**INSTRUCTIONS FOR THE TASK:** List each line of the data that holds the word "GemmArgs".

** Opening DATA FOR REVIEW block **

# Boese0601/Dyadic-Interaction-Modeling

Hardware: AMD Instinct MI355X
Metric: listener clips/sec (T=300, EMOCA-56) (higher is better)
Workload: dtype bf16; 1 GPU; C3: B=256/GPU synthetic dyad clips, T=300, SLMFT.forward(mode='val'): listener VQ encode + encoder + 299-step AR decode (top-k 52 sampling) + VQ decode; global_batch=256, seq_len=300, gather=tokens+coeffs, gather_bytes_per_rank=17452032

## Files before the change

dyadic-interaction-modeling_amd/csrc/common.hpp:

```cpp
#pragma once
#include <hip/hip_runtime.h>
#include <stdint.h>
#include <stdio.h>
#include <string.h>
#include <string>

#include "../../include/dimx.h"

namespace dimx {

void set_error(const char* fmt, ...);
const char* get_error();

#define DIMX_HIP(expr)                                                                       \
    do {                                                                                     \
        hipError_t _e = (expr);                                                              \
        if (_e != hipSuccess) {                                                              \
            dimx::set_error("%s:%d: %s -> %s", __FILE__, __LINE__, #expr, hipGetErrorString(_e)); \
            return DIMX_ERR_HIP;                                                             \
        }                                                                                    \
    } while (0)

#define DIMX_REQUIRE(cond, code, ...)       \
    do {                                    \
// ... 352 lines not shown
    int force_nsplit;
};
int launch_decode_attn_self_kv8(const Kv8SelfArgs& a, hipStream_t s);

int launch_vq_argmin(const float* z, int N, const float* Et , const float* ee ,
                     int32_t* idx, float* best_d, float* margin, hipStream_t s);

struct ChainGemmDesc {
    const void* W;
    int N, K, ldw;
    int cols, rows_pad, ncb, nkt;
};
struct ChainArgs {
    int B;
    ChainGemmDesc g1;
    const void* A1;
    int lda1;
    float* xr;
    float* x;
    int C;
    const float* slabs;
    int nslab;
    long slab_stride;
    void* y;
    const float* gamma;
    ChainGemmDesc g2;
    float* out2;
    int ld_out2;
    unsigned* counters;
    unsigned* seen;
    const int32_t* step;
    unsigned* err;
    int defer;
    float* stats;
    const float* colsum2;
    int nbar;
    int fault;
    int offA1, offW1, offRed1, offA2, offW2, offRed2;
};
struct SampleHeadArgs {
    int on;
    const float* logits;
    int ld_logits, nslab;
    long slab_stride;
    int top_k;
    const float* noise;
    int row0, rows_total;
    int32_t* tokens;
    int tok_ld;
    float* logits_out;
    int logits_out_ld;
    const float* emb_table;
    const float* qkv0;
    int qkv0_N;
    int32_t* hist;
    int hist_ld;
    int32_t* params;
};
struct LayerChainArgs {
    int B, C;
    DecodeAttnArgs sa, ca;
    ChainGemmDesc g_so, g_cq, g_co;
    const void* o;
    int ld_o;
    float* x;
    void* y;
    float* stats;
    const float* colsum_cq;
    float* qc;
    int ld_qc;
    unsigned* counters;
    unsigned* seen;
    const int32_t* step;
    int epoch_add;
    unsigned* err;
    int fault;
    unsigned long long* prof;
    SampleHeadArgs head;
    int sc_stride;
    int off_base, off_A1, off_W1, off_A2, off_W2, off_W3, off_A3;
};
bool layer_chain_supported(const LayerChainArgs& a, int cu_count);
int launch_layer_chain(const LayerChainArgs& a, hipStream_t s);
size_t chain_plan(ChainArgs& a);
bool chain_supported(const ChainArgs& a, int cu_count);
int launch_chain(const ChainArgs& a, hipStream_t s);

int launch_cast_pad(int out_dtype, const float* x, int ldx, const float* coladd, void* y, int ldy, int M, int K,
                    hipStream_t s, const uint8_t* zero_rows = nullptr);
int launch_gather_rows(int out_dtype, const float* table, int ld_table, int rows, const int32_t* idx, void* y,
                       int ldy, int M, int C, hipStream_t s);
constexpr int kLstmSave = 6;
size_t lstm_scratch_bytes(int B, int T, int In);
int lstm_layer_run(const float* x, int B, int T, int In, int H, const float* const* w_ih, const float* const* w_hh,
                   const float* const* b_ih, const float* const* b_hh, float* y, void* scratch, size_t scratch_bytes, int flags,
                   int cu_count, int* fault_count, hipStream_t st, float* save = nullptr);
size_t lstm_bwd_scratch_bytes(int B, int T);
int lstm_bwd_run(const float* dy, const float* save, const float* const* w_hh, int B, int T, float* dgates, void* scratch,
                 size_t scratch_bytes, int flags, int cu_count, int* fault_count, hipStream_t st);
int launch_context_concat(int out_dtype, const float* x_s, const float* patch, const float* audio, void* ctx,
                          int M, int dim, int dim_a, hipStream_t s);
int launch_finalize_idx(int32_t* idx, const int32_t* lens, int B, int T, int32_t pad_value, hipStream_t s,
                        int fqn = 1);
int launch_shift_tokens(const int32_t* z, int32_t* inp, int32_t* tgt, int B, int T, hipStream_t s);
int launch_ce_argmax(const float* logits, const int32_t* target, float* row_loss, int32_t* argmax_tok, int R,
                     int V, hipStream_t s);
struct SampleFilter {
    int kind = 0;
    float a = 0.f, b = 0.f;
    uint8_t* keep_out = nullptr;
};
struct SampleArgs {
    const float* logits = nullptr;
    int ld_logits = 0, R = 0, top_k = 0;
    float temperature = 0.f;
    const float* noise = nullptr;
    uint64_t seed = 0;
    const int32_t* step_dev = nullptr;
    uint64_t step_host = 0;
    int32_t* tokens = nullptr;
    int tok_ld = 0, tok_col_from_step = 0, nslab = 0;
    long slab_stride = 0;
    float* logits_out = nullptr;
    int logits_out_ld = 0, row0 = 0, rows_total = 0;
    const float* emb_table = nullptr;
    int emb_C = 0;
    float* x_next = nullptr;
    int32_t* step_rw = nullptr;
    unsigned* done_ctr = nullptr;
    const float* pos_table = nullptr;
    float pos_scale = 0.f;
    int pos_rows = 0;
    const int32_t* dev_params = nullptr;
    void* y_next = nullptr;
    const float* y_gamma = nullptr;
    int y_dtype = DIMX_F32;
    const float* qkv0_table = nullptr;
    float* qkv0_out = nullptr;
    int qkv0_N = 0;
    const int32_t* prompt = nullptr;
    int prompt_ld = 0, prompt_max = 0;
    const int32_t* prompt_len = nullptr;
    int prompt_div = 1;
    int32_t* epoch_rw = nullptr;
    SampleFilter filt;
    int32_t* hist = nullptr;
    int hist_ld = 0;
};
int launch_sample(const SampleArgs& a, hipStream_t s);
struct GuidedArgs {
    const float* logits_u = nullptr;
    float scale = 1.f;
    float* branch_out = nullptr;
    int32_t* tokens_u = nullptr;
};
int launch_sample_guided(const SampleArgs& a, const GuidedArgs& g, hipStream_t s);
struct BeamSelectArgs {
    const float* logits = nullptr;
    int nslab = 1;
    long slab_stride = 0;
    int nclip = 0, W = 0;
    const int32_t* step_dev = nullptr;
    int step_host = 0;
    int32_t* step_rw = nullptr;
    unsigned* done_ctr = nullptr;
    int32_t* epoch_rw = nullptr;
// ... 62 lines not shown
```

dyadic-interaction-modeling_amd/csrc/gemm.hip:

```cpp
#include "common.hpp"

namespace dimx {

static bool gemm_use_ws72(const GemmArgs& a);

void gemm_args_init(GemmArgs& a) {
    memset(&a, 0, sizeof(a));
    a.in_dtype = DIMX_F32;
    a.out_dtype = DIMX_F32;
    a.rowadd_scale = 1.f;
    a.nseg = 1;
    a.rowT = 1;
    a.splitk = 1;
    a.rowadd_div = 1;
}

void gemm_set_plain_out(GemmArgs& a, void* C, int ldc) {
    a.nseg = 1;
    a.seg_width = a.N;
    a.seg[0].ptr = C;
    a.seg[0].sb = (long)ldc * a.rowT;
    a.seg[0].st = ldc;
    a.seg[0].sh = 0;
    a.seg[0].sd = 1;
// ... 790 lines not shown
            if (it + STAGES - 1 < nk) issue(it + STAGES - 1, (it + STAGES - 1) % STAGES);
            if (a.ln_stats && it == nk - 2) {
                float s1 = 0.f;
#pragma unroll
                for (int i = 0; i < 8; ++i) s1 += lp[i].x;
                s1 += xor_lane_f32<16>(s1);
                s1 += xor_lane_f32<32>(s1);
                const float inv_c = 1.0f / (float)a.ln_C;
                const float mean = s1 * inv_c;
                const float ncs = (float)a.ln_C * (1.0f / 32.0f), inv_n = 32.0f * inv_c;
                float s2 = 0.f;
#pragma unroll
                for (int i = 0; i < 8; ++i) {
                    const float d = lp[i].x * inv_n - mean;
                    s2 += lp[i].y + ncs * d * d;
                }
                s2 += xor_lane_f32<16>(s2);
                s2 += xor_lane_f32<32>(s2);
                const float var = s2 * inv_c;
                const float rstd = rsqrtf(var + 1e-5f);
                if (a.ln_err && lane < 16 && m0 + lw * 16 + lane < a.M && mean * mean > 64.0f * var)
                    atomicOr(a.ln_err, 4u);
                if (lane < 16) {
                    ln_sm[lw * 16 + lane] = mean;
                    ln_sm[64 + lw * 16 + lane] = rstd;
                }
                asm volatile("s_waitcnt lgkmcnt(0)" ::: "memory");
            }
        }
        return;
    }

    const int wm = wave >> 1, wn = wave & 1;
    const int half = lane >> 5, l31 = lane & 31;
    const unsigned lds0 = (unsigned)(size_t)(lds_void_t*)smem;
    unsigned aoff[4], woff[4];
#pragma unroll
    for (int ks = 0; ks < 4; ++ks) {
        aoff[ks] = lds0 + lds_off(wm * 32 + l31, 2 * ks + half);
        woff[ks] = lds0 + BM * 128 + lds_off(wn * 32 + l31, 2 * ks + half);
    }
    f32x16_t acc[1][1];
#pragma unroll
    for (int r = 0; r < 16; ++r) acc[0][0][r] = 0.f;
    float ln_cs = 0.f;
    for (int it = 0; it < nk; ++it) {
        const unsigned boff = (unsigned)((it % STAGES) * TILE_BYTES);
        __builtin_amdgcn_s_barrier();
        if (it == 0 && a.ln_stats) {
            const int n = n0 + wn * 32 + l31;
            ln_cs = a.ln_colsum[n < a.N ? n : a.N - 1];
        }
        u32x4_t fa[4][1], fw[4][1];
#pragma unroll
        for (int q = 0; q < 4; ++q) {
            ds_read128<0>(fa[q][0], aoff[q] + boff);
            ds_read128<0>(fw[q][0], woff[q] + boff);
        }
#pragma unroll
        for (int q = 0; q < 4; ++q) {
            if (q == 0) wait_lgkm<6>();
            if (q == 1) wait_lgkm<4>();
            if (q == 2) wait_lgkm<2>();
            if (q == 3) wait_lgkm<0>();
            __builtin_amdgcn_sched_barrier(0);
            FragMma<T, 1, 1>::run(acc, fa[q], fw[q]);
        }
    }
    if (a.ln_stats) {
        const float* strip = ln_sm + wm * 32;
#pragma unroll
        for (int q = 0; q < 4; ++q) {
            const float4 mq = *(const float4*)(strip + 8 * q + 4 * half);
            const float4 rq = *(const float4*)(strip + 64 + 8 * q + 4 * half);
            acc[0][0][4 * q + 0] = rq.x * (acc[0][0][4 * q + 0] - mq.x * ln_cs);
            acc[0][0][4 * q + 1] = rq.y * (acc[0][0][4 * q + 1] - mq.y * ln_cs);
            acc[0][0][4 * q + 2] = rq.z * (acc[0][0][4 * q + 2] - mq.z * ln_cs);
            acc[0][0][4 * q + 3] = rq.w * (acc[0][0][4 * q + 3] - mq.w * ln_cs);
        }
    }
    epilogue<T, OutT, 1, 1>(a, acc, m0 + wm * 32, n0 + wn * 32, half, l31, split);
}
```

** Closing DATA FOR REVIEW block **

**RESPONSE FOR THIS EXERCISE:**
static bool gemm_use_ws72(const GemmArgs& a);
void gemm_args_init(GemmArgs& a) {
void gemm_set_plain_out(GemmArgs& a, void* C, int ldc) {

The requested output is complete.